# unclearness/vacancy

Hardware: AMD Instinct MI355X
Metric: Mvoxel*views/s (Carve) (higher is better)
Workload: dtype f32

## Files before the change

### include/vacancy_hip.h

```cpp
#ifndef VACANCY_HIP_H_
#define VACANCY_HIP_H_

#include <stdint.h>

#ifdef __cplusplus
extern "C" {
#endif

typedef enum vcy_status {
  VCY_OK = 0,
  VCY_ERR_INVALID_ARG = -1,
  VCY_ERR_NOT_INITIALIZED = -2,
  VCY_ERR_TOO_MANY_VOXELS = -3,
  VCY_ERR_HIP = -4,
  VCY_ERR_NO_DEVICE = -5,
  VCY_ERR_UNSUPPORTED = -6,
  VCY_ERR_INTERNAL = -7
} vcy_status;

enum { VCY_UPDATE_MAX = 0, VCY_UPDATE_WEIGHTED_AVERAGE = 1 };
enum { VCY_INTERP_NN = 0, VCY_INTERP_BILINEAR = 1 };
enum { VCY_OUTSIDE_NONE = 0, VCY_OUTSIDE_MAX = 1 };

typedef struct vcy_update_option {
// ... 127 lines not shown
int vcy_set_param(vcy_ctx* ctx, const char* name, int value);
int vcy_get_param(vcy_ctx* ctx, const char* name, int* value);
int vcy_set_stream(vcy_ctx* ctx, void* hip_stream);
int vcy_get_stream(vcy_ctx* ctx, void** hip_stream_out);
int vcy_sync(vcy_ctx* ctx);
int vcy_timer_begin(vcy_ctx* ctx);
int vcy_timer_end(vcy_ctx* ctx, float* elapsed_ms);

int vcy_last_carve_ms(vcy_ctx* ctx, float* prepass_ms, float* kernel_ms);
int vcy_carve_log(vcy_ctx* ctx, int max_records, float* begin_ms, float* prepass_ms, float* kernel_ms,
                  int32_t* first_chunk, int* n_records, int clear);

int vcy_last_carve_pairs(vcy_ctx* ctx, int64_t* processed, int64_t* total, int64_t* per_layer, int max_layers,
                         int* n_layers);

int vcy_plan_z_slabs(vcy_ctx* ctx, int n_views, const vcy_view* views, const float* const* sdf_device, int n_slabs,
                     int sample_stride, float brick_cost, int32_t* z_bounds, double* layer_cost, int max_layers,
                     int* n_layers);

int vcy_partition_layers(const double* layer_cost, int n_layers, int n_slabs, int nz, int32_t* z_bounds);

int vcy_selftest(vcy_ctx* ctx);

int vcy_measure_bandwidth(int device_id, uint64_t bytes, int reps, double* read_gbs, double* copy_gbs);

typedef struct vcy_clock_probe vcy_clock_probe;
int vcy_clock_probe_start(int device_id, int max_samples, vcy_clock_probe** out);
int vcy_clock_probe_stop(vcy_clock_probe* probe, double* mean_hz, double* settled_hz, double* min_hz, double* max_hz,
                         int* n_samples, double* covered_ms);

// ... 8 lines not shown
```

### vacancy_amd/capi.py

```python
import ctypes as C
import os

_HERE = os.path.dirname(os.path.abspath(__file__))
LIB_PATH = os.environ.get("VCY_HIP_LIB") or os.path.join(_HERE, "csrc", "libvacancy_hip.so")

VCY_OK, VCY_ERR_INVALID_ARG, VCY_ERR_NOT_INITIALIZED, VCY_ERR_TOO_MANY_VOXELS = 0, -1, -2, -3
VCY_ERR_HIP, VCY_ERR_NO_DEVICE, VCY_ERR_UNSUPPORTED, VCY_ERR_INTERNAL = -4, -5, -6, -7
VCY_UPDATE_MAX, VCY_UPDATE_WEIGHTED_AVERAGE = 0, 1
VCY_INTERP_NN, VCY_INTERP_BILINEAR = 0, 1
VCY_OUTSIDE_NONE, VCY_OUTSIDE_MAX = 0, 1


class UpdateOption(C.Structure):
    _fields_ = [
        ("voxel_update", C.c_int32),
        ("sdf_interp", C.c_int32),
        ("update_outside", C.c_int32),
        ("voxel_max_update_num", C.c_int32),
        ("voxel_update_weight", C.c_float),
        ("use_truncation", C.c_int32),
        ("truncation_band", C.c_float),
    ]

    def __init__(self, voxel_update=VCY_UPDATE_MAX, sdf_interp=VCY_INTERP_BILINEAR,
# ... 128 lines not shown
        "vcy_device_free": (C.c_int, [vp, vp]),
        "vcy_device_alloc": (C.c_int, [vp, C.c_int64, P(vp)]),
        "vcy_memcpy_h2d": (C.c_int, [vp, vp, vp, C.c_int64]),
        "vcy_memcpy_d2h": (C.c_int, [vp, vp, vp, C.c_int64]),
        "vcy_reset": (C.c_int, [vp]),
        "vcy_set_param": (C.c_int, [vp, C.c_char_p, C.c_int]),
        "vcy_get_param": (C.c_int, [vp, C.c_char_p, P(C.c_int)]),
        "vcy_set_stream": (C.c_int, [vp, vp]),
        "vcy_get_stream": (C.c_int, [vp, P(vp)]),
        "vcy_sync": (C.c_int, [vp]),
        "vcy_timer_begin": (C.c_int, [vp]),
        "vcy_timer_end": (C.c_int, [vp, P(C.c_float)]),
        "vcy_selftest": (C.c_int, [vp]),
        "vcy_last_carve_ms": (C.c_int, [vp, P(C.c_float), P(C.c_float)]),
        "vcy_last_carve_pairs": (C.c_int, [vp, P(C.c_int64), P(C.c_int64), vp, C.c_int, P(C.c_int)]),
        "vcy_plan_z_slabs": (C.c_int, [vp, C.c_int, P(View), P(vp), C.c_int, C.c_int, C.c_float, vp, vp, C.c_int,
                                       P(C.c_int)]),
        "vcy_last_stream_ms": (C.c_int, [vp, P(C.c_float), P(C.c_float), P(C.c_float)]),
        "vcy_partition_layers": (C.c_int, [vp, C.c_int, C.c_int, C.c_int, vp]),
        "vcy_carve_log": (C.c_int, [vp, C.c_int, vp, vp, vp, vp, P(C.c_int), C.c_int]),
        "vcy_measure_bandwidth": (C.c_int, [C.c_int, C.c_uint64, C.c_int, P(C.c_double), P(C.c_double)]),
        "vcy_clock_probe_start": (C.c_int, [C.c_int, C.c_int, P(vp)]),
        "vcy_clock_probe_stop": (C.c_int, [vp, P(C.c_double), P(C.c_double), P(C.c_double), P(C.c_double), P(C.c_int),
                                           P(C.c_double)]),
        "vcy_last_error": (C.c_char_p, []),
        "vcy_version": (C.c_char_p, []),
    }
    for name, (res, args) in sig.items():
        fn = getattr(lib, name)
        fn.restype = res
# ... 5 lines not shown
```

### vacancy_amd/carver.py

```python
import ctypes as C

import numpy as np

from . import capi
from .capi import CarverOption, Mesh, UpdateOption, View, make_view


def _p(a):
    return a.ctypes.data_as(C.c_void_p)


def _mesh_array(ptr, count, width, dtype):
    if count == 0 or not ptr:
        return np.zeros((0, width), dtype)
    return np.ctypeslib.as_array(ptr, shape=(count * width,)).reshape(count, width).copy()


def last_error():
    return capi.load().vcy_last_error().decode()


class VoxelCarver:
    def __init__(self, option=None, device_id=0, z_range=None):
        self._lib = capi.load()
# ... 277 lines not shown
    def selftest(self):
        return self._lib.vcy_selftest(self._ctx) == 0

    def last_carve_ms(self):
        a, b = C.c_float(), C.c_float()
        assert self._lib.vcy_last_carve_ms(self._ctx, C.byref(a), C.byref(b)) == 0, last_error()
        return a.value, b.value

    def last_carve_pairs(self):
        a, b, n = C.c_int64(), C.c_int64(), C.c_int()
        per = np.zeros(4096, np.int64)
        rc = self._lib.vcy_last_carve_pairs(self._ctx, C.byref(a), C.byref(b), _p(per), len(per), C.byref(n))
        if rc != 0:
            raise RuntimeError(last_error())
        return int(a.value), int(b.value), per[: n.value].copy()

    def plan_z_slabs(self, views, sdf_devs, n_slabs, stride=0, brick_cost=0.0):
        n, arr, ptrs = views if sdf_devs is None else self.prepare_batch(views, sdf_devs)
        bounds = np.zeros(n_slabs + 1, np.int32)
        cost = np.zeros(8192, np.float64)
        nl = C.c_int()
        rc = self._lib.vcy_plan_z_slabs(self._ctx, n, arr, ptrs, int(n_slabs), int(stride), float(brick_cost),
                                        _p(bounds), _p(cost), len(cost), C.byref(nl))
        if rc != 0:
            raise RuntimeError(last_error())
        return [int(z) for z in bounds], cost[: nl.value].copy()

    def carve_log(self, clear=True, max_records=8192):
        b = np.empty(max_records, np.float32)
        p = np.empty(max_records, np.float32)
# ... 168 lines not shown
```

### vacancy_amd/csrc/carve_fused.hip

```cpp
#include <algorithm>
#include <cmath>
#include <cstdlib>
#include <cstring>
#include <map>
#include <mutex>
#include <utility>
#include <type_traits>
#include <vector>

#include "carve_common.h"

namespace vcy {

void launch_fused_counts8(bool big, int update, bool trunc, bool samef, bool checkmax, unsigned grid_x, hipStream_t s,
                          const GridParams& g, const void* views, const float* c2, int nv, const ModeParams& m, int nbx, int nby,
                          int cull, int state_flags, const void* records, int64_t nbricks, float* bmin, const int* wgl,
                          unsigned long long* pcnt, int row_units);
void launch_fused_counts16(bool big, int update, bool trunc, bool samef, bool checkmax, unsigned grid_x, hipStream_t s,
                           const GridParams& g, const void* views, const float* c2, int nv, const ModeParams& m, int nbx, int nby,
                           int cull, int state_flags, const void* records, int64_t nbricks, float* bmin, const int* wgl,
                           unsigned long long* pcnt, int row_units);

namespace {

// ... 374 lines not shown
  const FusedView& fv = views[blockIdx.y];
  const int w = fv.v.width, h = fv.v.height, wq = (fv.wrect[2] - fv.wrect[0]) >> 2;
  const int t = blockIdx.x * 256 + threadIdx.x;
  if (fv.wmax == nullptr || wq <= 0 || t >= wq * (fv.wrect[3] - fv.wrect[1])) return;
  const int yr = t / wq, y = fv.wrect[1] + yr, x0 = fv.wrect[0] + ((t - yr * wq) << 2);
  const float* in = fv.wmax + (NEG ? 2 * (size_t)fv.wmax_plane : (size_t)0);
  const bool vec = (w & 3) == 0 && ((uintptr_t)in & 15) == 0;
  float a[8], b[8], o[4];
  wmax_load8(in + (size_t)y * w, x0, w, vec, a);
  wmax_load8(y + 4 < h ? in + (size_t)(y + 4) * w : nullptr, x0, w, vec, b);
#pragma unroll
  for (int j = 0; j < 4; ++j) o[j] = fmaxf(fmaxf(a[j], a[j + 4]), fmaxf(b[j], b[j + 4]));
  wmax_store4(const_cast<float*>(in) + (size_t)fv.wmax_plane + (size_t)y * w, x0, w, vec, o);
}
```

---

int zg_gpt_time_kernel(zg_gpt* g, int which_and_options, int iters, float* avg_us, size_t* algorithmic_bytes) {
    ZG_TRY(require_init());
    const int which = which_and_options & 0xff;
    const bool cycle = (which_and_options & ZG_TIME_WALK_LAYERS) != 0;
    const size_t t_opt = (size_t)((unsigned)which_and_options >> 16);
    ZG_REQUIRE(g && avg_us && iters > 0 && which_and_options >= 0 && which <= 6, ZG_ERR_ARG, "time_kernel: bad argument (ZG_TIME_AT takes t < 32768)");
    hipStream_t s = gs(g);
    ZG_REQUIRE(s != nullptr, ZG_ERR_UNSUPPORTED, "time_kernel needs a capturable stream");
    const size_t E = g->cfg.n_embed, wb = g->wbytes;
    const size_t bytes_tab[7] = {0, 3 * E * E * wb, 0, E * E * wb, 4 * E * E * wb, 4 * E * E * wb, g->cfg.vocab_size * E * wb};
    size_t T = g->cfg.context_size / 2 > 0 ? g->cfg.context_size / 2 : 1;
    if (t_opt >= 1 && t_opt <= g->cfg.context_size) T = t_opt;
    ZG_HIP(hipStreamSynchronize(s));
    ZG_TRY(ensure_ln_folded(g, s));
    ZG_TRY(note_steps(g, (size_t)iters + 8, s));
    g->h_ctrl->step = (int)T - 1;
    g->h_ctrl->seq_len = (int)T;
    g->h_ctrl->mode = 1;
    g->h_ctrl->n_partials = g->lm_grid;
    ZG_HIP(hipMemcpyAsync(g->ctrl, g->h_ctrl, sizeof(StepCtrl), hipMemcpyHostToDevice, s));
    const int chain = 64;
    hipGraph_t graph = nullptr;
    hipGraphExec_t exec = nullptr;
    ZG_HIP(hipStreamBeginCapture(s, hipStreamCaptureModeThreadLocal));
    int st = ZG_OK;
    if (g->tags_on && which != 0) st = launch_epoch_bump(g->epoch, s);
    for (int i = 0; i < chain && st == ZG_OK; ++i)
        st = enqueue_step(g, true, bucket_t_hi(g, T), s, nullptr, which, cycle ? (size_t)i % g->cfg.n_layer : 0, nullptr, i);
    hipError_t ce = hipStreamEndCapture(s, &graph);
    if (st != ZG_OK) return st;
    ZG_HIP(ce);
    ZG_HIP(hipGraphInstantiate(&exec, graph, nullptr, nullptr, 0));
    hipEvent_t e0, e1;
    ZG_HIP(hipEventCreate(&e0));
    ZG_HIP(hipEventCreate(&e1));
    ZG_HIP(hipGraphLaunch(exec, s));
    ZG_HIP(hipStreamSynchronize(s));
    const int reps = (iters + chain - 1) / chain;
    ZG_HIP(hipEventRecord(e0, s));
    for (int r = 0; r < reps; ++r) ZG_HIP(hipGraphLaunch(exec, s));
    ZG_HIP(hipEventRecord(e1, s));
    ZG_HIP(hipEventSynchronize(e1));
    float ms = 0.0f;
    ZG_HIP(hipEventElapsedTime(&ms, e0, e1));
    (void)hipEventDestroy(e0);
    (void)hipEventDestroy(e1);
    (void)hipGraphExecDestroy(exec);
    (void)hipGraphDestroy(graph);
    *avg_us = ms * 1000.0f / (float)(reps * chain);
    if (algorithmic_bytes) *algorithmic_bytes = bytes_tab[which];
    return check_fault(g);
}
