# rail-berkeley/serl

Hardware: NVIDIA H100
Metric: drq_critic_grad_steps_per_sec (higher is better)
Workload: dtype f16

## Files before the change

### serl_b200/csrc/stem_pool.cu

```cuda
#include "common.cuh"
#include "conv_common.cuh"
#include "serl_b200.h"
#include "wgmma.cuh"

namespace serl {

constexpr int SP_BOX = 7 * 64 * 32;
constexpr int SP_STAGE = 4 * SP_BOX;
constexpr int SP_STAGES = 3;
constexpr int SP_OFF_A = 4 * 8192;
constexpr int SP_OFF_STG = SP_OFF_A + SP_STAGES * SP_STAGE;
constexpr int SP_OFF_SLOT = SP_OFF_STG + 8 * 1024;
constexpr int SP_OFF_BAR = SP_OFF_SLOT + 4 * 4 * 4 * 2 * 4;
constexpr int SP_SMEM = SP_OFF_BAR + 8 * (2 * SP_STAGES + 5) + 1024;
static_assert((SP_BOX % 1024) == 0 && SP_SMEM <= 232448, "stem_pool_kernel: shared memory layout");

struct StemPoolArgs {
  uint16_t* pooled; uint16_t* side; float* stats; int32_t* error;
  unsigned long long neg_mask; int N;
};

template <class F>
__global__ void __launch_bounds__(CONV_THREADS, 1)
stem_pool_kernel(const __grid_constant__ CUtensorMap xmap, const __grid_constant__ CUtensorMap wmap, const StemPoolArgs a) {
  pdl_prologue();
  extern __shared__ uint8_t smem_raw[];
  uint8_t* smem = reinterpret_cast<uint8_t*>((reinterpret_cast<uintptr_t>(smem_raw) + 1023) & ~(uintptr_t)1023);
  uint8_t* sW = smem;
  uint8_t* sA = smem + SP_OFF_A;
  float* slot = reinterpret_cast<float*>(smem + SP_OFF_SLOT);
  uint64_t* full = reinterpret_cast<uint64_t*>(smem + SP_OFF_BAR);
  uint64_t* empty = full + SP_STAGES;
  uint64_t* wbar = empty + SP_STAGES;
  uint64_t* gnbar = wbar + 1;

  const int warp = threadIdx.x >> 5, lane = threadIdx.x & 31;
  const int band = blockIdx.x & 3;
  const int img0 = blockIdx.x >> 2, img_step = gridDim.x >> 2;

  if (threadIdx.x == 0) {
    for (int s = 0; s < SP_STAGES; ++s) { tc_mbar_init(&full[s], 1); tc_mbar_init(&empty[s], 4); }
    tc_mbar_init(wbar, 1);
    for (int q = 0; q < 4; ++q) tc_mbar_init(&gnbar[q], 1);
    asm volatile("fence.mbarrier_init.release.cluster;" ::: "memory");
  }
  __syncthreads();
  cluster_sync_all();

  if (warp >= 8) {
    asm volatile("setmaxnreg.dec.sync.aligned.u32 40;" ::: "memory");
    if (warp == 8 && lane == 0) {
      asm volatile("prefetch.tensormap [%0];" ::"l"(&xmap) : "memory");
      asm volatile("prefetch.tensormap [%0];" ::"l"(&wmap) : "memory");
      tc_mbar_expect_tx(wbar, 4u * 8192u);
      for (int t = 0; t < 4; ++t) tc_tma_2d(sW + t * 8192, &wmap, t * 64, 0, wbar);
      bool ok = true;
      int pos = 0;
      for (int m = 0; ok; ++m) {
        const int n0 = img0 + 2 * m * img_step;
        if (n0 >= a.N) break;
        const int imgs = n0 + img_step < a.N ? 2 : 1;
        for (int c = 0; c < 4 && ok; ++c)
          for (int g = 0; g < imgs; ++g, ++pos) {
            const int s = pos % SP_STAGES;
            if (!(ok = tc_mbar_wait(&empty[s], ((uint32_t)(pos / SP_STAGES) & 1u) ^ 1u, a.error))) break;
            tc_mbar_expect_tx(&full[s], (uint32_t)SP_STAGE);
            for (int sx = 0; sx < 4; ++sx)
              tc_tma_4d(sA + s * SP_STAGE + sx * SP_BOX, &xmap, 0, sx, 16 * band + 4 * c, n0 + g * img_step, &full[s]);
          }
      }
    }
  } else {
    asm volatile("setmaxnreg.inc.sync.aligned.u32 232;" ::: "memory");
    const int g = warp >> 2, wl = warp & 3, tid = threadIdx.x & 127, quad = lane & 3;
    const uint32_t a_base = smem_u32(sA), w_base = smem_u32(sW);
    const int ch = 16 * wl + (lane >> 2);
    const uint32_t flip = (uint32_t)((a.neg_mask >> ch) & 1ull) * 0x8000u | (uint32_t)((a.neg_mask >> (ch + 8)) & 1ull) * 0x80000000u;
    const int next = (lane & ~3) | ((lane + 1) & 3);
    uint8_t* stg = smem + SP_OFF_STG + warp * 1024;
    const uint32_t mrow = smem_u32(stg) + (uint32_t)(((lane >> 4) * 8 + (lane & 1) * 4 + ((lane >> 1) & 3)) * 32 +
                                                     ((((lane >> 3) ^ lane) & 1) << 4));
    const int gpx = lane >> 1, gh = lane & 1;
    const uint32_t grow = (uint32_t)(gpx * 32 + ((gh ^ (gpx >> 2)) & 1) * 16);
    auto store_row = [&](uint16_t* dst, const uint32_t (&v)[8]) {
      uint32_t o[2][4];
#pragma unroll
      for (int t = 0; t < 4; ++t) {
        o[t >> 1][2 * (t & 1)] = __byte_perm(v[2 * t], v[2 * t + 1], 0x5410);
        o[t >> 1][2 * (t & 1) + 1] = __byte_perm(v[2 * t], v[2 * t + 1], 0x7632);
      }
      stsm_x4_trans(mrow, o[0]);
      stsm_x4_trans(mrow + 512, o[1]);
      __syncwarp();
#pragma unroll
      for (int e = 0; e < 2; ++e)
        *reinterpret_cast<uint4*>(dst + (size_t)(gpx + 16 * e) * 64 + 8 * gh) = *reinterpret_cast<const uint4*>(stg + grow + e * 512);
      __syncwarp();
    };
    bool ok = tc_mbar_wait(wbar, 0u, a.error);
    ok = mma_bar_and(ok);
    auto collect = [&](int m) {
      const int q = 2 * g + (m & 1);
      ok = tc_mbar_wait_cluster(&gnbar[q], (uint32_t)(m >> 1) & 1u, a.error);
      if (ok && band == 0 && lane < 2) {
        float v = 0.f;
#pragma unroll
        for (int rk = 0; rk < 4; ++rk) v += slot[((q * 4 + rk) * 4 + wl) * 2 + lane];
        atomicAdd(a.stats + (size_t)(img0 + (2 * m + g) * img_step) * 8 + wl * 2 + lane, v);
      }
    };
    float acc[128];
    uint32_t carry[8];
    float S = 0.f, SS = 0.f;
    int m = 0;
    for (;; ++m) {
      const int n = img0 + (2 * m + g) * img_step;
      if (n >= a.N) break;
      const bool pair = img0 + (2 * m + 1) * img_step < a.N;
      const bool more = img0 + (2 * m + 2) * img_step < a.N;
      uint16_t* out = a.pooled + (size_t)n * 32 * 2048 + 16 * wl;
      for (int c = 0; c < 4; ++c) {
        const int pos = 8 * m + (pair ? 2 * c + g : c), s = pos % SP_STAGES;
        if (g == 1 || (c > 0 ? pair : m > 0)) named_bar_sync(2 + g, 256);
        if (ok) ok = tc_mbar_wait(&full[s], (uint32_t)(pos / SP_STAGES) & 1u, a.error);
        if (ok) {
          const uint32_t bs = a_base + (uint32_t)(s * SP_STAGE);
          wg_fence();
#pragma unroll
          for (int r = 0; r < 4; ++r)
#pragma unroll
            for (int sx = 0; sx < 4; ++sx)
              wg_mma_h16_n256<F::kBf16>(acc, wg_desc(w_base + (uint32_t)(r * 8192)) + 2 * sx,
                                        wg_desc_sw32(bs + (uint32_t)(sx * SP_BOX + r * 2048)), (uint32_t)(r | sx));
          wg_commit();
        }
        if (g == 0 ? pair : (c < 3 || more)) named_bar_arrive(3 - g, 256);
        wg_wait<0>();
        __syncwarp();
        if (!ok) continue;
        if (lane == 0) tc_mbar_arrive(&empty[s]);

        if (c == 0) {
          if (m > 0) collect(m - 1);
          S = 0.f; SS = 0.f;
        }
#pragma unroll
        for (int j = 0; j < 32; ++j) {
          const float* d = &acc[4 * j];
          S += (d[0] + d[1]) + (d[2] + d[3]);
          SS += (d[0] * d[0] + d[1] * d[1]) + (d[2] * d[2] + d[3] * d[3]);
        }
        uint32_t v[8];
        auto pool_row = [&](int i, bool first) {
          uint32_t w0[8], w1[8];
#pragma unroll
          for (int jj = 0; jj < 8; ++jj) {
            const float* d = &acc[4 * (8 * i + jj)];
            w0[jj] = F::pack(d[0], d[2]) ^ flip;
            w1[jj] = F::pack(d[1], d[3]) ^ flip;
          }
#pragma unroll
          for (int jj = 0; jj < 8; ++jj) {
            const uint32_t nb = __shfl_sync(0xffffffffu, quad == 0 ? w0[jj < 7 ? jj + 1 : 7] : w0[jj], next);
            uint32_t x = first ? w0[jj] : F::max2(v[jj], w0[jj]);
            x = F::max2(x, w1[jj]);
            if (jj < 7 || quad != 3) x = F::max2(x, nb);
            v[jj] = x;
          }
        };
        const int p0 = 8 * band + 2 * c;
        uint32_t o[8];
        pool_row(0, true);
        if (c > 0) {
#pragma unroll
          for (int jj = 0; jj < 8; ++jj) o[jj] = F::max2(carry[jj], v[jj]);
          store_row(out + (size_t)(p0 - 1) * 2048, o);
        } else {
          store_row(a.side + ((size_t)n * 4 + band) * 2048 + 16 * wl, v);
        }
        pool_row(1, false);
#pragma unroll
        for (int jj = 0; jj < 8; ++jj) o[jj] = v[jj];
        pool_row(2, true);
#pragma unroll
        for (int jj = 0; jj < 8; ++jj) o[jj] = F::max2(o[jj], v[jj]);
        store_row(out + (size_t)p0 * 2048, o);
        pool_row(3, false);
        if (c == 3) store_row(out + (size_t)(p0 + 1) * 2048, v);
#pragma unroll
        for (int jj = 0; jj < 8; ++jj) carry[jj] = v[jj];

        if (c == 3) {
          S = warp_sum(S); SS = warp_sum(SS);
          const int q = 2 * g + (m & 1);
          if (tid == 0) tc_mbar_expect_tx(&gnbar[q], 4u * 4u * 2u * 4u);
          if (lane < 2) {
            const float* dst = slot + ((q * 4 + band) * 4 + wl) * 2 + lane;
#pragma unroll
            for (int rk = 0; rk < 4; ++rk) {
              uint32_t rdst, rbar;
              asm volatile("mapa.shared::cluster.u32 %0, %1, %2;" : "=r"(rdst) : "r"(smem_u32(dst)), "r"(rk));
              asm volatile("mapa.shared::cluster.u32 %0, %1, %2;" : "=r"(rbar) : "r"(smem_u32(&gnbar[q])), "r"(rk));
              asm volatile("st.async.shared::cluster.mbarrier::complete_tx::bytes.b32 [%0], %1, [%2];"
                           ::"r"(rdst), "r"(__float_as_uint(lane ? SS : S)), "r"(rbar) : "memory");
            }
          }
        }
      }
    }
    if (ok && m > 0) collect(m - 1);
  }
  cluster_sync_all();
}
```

### Task statement
Please say how many lines of the records contain the word "setmaxnreg", giving the number by itself.

### Response
2